[EXERCISE MATERIAL — start]

# gotaku6629/CTC

Hardware: AMD Instinct MI355X
Metric: ctc_samples_per_sec (higher is better)
Workload: dtype f32; 1 GPU; NoBlankCTC B=256 T=150 C=158 S<=20 fp32 (BASELINE configs[1]); variant=noblank, per_gpu_batch=256, global_batch=256, T=150, C=158, S=20, parallelism=dp1 (batch-sharded), launch=graph, graph_steps=50, step=fused loss+grad launch + scale_grad launch (loss.backward(), grad_out=1)

## Files before the change

### ctc_amd/csrc/noblank_r16.hpp

```cpp
#pragma once

namespace ctc {

typedef float f2_t __attribute__((ext_vector_type(2)));

#define CTC_ROW16(OP)                                                                   \
    "s_nop 1\n\t" OP " %0, %0, %0 quad_perm:[1,0,3,2] row_mask:0xf bank_mask:0xf\n\t"   \
    "s_nop 1\n\t" OP " %0, %0, %0 quad_perm:[2,3,0,1] row_mask:0xf bank_mask:0xf\n\t"   \
    "s_nop 1\n\t" OP " %0, %0, %0 row_half_mirror row_mask:0xf bank_mask:0xf\n\t"       \
    "s_nop 1\n\t" OP " %0, %0, %0 row_mirror row_mask:0xf bank_mask:0xf\n\t"            \
    "s_nop 1"
__device__ __forceinline__ void row16_allmax(float &v) { asm volatile(CTC_ROW16("v_max_f32_dpp") : "+v"(v)); }
__device__ __forceinline__ void row16_allsum(float &v) { asm volatile(CTC_ROW16("v_add_f32_dpp") : "+v"(v)); }
__device__ __forceinline__ void row16_allmax(int &v) { asm volatile(CTC_ROW16("v_max_i32_dpp") : "+v"(v)); }

constexpr int kR16Pad = 2 * kPrefetch + 1;
#ifndef CTC_R16_BLOCK
#define CTC_R16_BLOCK 16
#endif
constexpr int kR16Block = CTC_R16_BLOCK;
__host__ __device__ inline int r16_pitch(int T)
{
    int tp = T + 2 * kR16Pad + 1;
    while ((tp & 3) != 2) ++tp;
    return tp;
}

__device__ __forceinline__ int r16_row(int T, int u, int g, int k)
{
    const int H = (T + 1) >> 1, idx = 2 * kPipeWorkers * g + 2 * u + (k >> 1);
    if ((k & 1) == 0) return idx < H ? idx : -1;
    return idx < T - H ? T - 1 - idx : -1;
}

struct R16Smem {
    int TP;
    cell_t *em, *al, *be;
    float *dummy, *stage, *cs;
    int *cnt, *lab, *occ, *done;
    __device__ R16Smem(float *base, int T, int SP, int RP)
    {
        TP = r16_pitch(T);
        cell_t *lat = reinterpret_cast<cell_t *>(base);
        em = lat + kR16Pad;
        al = em + (size_t)(SP + 1) * TP;
        be = al + (size_t)(SP + 1) * TP;
        dummy = reinterpret_cast<float *>(lat + (size_t)3 * (SP + 1) * TP);
        cnt = reinterpret_cast<int *>(dummy + 8);
        lab = cnt + 16;
        occ = lab + ((SP + 3) & ~3);
        cs = reinterpret_cast<float *>(occ + ((SP + 3) & ~3) + 4);
        done = reinterpret_cast<int *>(cs + 4 * kPipeWorkers);
        stage = cs + 64;
    }
};

static size_t r16_smem_bytes(int T, int SP, int C)
{
    const int RP = 32 * ((C + 31) / 32);
    return (size_t)3 * (SP + 1) * r16_pitch(T) * 8 + (8 + 16 + 2 * ((SP + 3) & ~3) + 4 + 64) * 4 +
           (size_t)kPipeWorkers * 4 * RP * 4;
}

template <bool FWD>
__device__ __forceinline__ cell_t r16_chain(const NoblankParams &p, const R16Smem &sm, int T, int Tb, int L, int SP, const int lane)
{
    constexpr int G = kPipeRows / 4;
    constexpr int D = FWD ? 1 : -1;
    const int lrow = lane < SP ? lane : SP;
    const cell_t *erow = sm.em + (size_t)lrow * sm.TP;
    cell_t *orow = (FWD ? sm.al : sm.be) + (size_t)lrow * sm.TP;
    typedef float pair_t __attribute__((ext_vector_type(4)));
    float m;
    int k;

    const int H = (T + 1) >> 1;
    const int pos0 = FWD ? 0 : T - Tb;
    const int own = FWD ? H : T - H;
    typedef const volatile __attribute__((address_space(3))) int lds_cvint;
    const int *cp = sm.cnt + (lane < kPipeWorkers ? lane : 0);
    int have = 0;
    bool starved = false;
    auto wait_upto = [&](int i_last) {
        const int q = pos0 + (i_last < Tb ? i_last : Tb - 1);
        int ng = q / (2 * kPipeWorkers) + 1;
        if (q >= own || ng > G) ng = G;
        if (ng <= have) return;
        const int need = lane < kPipeWorkers ? 4 * ng : 0;
        int spins = 0;
        while (__builtin_amdgcn_ballot_w64(*(lds_cvint *)cp < need) != 0) {
            if (++spins >= kSpinLimit) { starved = true; break; }
            __builtin_amdgcn_s_sleep(1);
        }
        lds_order();
        have = ng;
    };
#define CTC_R16_STEP_ASM(K, M, EM, EK, K2, T2, DPP)                                                  \
            "v_max_i32_dpp %[kk], " K ", " K " " DPP "\n\t"                                           \
            "v_add_u32 " K2 ", %[kk], " EK "\n\t"                                                     \
            "v_sub_u32 %[d1], " K ", %[kk]\n\t"                                                       \
            "v_sub_u32_dpp %[d2], " K ", %[kk] " DPP "\n\t"                                           \
            "v_ldexp_f32 %[d1], " EM ", %[d1]\n\t"                                                    \
            "v_ldexp_f32 %[d2], " EM ", %[d2]\n\t"                                                    \
            "v_mul_f32 " T2 ", " M ", %[d1]\n\t"                                                      \
            "v_fmac_f32_dpp " T2 ", " M ", %[d2] " DPP "\n\t"
#ifdef CTC_X_ROWDPP
#define CTC_R16_DPP_F "row_shr:1 row_mask:0xf bank_mask:0xf bound_ctrl:1"
#define CTC_R16_DPP_B "row_shl:1 row_mask:0xf bank_mask:0xf bound_ctrl:1"
#else
#define CTC_R16_DPP_F "wave_shr:1 row_mask:0xf bank_mask:0xf bound_ctrl:1"
#define CTC_R16_DPP_B "wave_shl:1 row_mask:0xf bank_mask:0xf bound_ctrl:1"
#endif
    auto step = [&](float em_, float ek_) {
        int kk, k2, d1, d2;
        float t;
        if (FWD)
            asm("s_nop 1\n\t" CTC_R16_STEP_ASM("%[k]", "%[m]", "%[em]", "%[ek]", "%[k2]", "%[t]", CTC_R16_DPP_F)
                : [kk] "=&v"(kk), [k2] "=&v"(k2), [d1] "=&v"(d1), [d2] "=&v"(d2), [t] "=&v"(t)
                : [k] "v"(k), [m] "v"(m), [em] "v"(em_), [ek] "v"(ek_));
        else
            asm("s_nop 1\n\t" CTC_R16_STEP_ASM("%[k]", "%[m]", "%[em]", "%[ek]", "%[k2]", "%[t]", CTC_R16_DPP_B)
                : [kk] "=&v"(kk), [k2] "=&v"(k2), [d1] "=&v"(d1), [d2] "=&v"(d2), [t] "=&v"(t)
                : [k] "v"(k), [m] "v"(m), [em] "v"(em_), [ek] "v"(ek_));
        m = t;
        k = k2;
    };
    auto step2 = [&](pair_t e, bool first) {
        const float e1m = FWD ? e.x : e.z, e1k = FWD ? e.y : e.w, e2m = FWD ? e.z : e.x, e2k = FWD ? e.w : e.y;
        int kk, d1, d2, k1, k2;
        float m1, m2;
#define CTC_R16_PAIR(NOP, DPP)                                                                       \
        asm(NOP CTC_R16_STEP_ASM("%[k]", "%[m]", "%[e1m]", "%[e1k]", "%[k1]", "%[m1]", DPP)           \
                CTC_R16_STEP_ASM("%[k1]", "%[m1]", "%[e2m]", "%[e2k]", "%[k2]", "%[m2]", DPP)         \
            : [kk] "=&v"(kk), [d1] "=&v"(d1), [d2] "=&v"(d2), [k1] "=&v"(k1), [k2] "=&v"(k2),        \
              [m1] "=&v"(m1), [m2] "=&v"(m2)                                                         \
            : [k] "v"(k), [m] "v"(m), [e1m] "v"(e1m), [e1k] "v"(e1k), [e2m] "v"(e2m), [e2k] "v"(e2k))
        if (FWD) { if (first) { CTC_R16_PAIR("s_nop 1\n\t", CTC_R16_DPP_F); } else { CTC_R16_PAIR("", CTC_R16_DPP_F); } }
        else { if (first) { CTC_R16_PAIR("s_nop 1\n\t", CTC_R16_DPP_B); } else { CTC_R16_PAIR("", CTC_R16_DPP_B); } }
#undef CTC_R16_PAIR
        m = m2;
        k = k2;
        const float k1f = __builtin_bit_cast(float, k1), k2f = __builtin_bit_cast(float, k2);
        pair_t o;
        o.x = FWD ? m1 : m2;  o.y = FWD ? k1f : k2f;
        o.z = FWD ? m2 : m1;  o.w = FWD ? k2f : k1f;
        return o;
    };
    auto renorm = [&]() {
        k += __builtin_amdgcn_frexp_expf(m);
        m = __builtin_amdgcn_frexp_mantf(m);
    };

    int *prog = sm.cnt + kPipeWorkers + (FWD ? 0 : 1);
#ifdef CTC_X_NOCHAIN
    *prog = Tb;
    return make_cell(1.f, kXrBias);
#endif
#ifndef CTC_X_NOPRIO
    __builtin_amdgcn_s_setprio(3);
#endif
    wait_upto(kPrefetch + 1);
#ifdef CTC_AMD_FAULT_INJECT
    if (FWD && blockIdx.x == 0) starved = true;
#endif
    int i = 1;
    {
        const int start = FWD ? 0 : L - 1, x = FWD ? 0 : Tb - 1;
        const cell_t e0 = erow[x];
        m = lane == start ? e0.x : 0.f;
        k = lane == start ? kXrBias + cell_k(e0) : 0;
        orow[x] = make_cell(m, k);
        if (!FWD && (Tb & 1) == 1 && Tb > 1) {
            const cell_t e = erow[Tb - 2];
            step(e.x, e.y);
            orow[Tb - 2] = make_cell(m, k);
            i = 2;
        }
    }
    const int x0 = FWD ? i : Tb - 1 - i;
    constexpr int kPairs = kR16Block / 2;
    const pair_t *rb = reinterpret_cast<const pair_t *>(erow + (FWD ? x0 + kPrefetch : x0 - kPrefetch - (kR16Block - 1)));
    pair_t *wb = reinterpret_cast<pair_t *>(orow + (FWD ? x0 : x0 - (kR16Block - 1)));
    pair_t ring[2];
    {
        const pair_t *r0 = reinterpret_cast<const pair_t *>(erow + (FWD ? x0 : x0 - 3));
        ring[0] = r0[FWD ? 0 : 1];
        ring[1] = r0[FWD ? 1 : 0];
    }
    const unsigned long long loop_t0 = CTC_DIAG(p) == -77 ? __builtin_amdgcn_s_memtime() : 0;
    for (; i + kR16Block <= Tb; i += kR16Block) {
        lds_order();
#ifndef CTC_X_NOPROG
        *prog = i;
#endif
        if (have < G) wait_upto(i + kR16Block - 1 + kPrefetch);
        if (CTC_DIAG(p) < 0) stamp(p, 2 + i / 16);
#ifndef CTC_X_NORENORM
        renorm();
#endif
#pragma unroll
        for (int q = 0; q < kPairs; ++q) {
            const pair_t e = ring[q & 1];
#ifndef CTC_X_NOREAD
            ring[q & 1] = rb[FWD ? q : kPairs - 1 - q];
#endif
#ifdef CTC_X_NOWRITE
            const pair_t o = step2(e, q == 0);
            if (q == kPairs - 1) wb[0] = o;
#elif defined(CTC_X_WMASK)
            const pair_t o = step2(e, q == 0);
            if (lane < SP) wb[FWD ? q : kPairs - 1 - q] = o;
#else
            wb[FWD ? q : kPairs - 1 - q] = step2(e, q == 0);
#endif
        }
        rb += D * kPairs;
        wb += D * kPairs;
    }
    if (CTC_DIAG(p) == -77 && lane == 0)
        reinterpret_cast<unsigned long long *>(p.counter)[FWD ? 0 : 1] = __builtin_amdgcn_s_memtime() - loop_t0;
    lds_order();
    *prog = i;
    if (have < G) wait_upto(Tb - 1);
    renorm();
    static_assert(kPrefetch == 4, "tail groups assume one ring revolution of two pairs");
    if (!FWD) { rb += kPairs - 2; wb += kPairs - 2; }
    for (; i < Tb; i += kPrefetch) {
#pragma unroll
        for (int q = 0; q < 2; ++q) {
            const pair_t e = ring[q];
            ring[q] = rb[FWD ? q : 1 - q];
            wb[FWD ? q : 1 - q] = step2(e, q == 0);
        }
        rb += D * 2;
        wb += D * 2;
    }
    lds_order();
    *prog = Tb;
    __builtin_amdgcn_s_setprio(0);
    cell_t fin = (FWD ? sm.al : sm.be)[(size_t)(L - 1) * sm.TP + (FWD ? Tb - 1 : 0)];
    if (starved) {
        raise_status(p.counter, kStatusNoblankStarved);
        fin = make_cell(__builtin_nanf(""), 0);
    }
    return fin;
}
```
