## Files before the change

### profiles/r02/raymarch_loop_hand.s

```
s_mov_b64 s[76:77], exec
s_and_b64 exec, exec, s[2:3]
s_cbranch_execz .Ldone_2
v_mov_b32 v40, v9
v_mov_b32 v42, v14
v_mov_b32 v43, v15
v_mov_b32 v44, v1
v_mov_b32 v46, v2
v_mov_b32 v47, v3
s_mov_b32 s66, s5
s_mov_b32 s67, s6
s_mov_b32 s70, s17
s_mov_b32 s71, s18
s_mov_b32 s72, 0xbf000000
s_mov_b32 s73, 0xbf000000
s_add_i32 s75, s40, -1
s_add_i32 s82, s19, 2
s_add_i32 s83, s19, 4
s_movk_i32 s74, 254
s_lshl_b32 s64, 1, s82
s_add_i32 s86, s23, s82
s_lshl_b32 s86, 1, s86
s_add_u32 s68, s34, s86
s_addc_u32 s69, s35, 0
s_add_u32 s64, s34, s64
s_addc_u32 s65, s35, 0
s_add_u32 s86, s64, s86
s_addc_u32 s87, s65, 0
v_mov_b32 v68, 0x7f800000
v_mov_b32 v70, 0x7f800000
v_mov_b32 v71, 0x7f800000
.Lloop_2:
v_max3_f32 v32, |v40|, |v42|, |v43|
v_subrev_f32_e32 v48, s4, v40
v_pk_add_f32 v[50:51], v[42:43], s[66:67] neg_lo:[0,1] neg_hi:[0,1]
v_mul_f32_e32 v48, s16, v48
v_pk_mul_f32 v[50:51], v[50:51], s[70:71]
v_subrev_f32_e32 v32, s7, v32
v_add_f32_e32 v48, -0.5, v48
v_pk_add_f32 v[50:51], v[50:51], s[72:73]
v_cmpx_nlt_f32_e32 vcc, 0x38d1b717, v32
s_cbranch_execz .Ldone_2
v_sub_f32_e32 v52, v48, v68
v_sub_f32_e32 v54, v50, v70
v_sub_f32_e32 v56, v51, v71
v_max3_u32 v32, v52, v54, v56
v_cmp_gt_u32_e32 vcc, 0x3f800000, v32
s_andn1_saveexec_b64 s[78:79], vcc
s_cbranch_execnz .Lfetch_2
.Lcached_2:
s_mov_b64 exec, s[78:79]
v_sub_f32_e32 v53, 1.0, v52
v_sub_f32_e32 v55, 1.0, v54
v_sub_f32_e32 v57, 1.0, v56
v_pk_mul_f32 v[34:35], v[62:63], v[52:53] op_sel_hi:[1,0]
v_pk_mul_f32 v[38:39], v[66:67], v[52:53] op_sel_hi:[1,0]
v_pk_mul_f32 v[32:33], v[60:61], v[52:53] op_sel:[0,1] op_sel_hi:[1,1]
v_pk_mul_f32 v[36:37], v[64:65], v[52:53] op_sel:[0,1] op_sel_hi:[1,1]
v_pk_add_f32 v[32:33], v[32:33], v[34:35]
v_pk_add_f32 v[36:37], v[36:37], v[38:39]
v_pk_mul_f32 v[32:33], v[32:33], v[54:55] op_sel:[0,1] op_sel_hi:[1,1]
v_pk_mul_f32 v[36:37], v[36:37], v[54:55] op_sel_hi:[1,0]
v_pk_add_f32 v[32:33], v[32:33], v[36:37]
v_pk_mul_f32 v[32:33], v[32:33], v[56:57] op_sel:[0,1] op_sel_hi:[1,0]
v_add_f32_e32 v36, v32, v33
v_add_f32_e32 v36, 0xbdcccccd, v36
v_cmpx_ngt_f32_e32 vcc, 0x3727c5ac, v36
v_mul_f32_e32 v32, v44, v36
v_pk_mul_f32 v[34:35], v[46:47], v[36:37] op_sel_hi:[1,0]
v_add_f32_e32 v40, v40, v32
v_pk_add_f32 v[42:43], v[42:43], v[34:35]
s_add_u32 s74, s74, -1
s_cbranch_scc1 .Lloop_2
s_branch .Ldone_2
.Lfetch_2:
v_floor_f32_e32 v68, v48
v_floor_f32_e32 v70, v50
v_floor_f32_e32 v71, v51
v_cvt_i32_f32_e32 v32, v68
v_cvt_i32_f32_e32 v33, v70
v_cvt_i32_f32_e32 v34, v71
v_sub_f32_e32 v52, v48, v68
v_sub_f32_e32 v54, v50, v70
v_sub_f32_e32 v56, v51, v71
v_max3_u32 v35, v32, v33, v34
v_cmp_gt_u32_e32 vcc, s28, v35
s_xor_b64 vcc, vcc, exec
s_cbranch_scc1 .Lborder_2
v_lshl_add_u32 v39, v34, s23, v33
v_lshl_add_u32 v39, v39, s19, v32
v_lshlrev_b32_e32 v39, 2, v39
global_load_dwordx2 v[24:25], v39, s[34:35]
global_load_dwordx2 v[26:27], v39, s[64:65]
global_load_dwordx2 v[28:29], v39, s[68:69]
global_load_dwordx2 v[30:31], v39, s[86:87]
s_waitcnt vmcnt(1)
v_pk_mov_b32 v[60:61], v[24:25], v[28:29] op_sel:[0,0]
v_pk_mov_b32 v[62:63], v[24:25], v[28:29] op_sel:[1,1]
s_waitcnt vmcnt(0)
v_pk_mov_b32 v[64:65], v[26:27], v[30:31] op_sel:[0,0]
v_pk_mov_b32 v[66:67], v[26:27], v[30:31] op_sel:[1,1]
s_branch .Lcached_2
.Lborder_2:
v_max_i32_e32 v35, 0, v32
v_max_i32_e32 v37, 0, v33
v_max_i32_e32 v38, 0, v34
v_add_u32_e32 v32, 1, v32
v_add_u32_e32 v33, 1, v33
v_add_u32_e32 v34, 1, v34
v_min_i32_e32 v32, s40, v32
v_min_i32_e32 v33, s41, v33
v_min_i32_e32 v34, s42, v34
v_lshl_add_u32 v28, v38, s23, v37
v_lshl_add_u32 v29, v38, s23, v33
v_lshl_add_u32 v30, v34, s23, v37
v_lshl_add_u32 v31, v34, s23, v33
v_min_i32_e32 v36, s75, v35
v_lshlrev_b32_e32 v39, 2, v36
v_lshl_add_u32 v28, v28, s82, v39
v_lshl_add_u32 v29, v29, s82, v39
v_lshl_add_u32 v30, v30, s82, v39
v_lshl_add_u32 v31, v31, s82, v39
global_load_dwordx2 v[24:25], v28, s[34:35]
global_load_dwordx2 v[26:27], v29, s[34:35]
global_load_dwordx2 v[28:29], v30, s[34:35]
global_load_dwordx2 v[30:31], v31, s[34:35]
v_cmp_eq_u32_e64 s[80:81], v35, v36
v_add_u32_e32 v36, 1, v36
v_cmp_eq_u32_e32 vcc, v32, v36
s_waitcnt vmcnt(3)
v_cndmask_b32_e64 v60, v25, v24, s[80:81]
v_cndmask_b32_e32 v62, v24, v25, vcc
s_waitcnt vmcnt(2)
v_cndmask_b32_e64 v64, v27, v26, s[80:81]
v_cndmask_b32_e32 v66, v26, v27, vcc
s_waitcnt vmcnt(1)
v_cndmask_b32_e64 v61, v29, v28, s[80:81]
v_cndmask_b32_e32 v63, v28, v29, vcc
s_waitcnt vmcnt(0)
v_cndmask_b32_e64 v65, v31, v30, s[80:81]
v_cndmask_b32_e32 v67, v30, v31, vcc
s_branch .Lcached_2
.Ldone_2:
s_mov_b64 s[30:31], exec
s_mov_b32 s14, s74
s_and_b64 exec, s[76:77], s[2:3]
v_mov_b32 v9, v40
v_mov_b32 v14, v42
v_mov_b32 v15, v43
s_mov_b64 exec, s[76:77]
```

### sdf-viewer_amd/csrc/march_asm_loop.h

```cpp
#pragma once

#include "march_sampler.h"

namespace sdfv {
namespace {
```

[EXERCISE MATERIAL — finish]

WORK REQUIRED: Write only the number of lines in the data where the word "true" occurs.

WRITTEN ANSWER: 2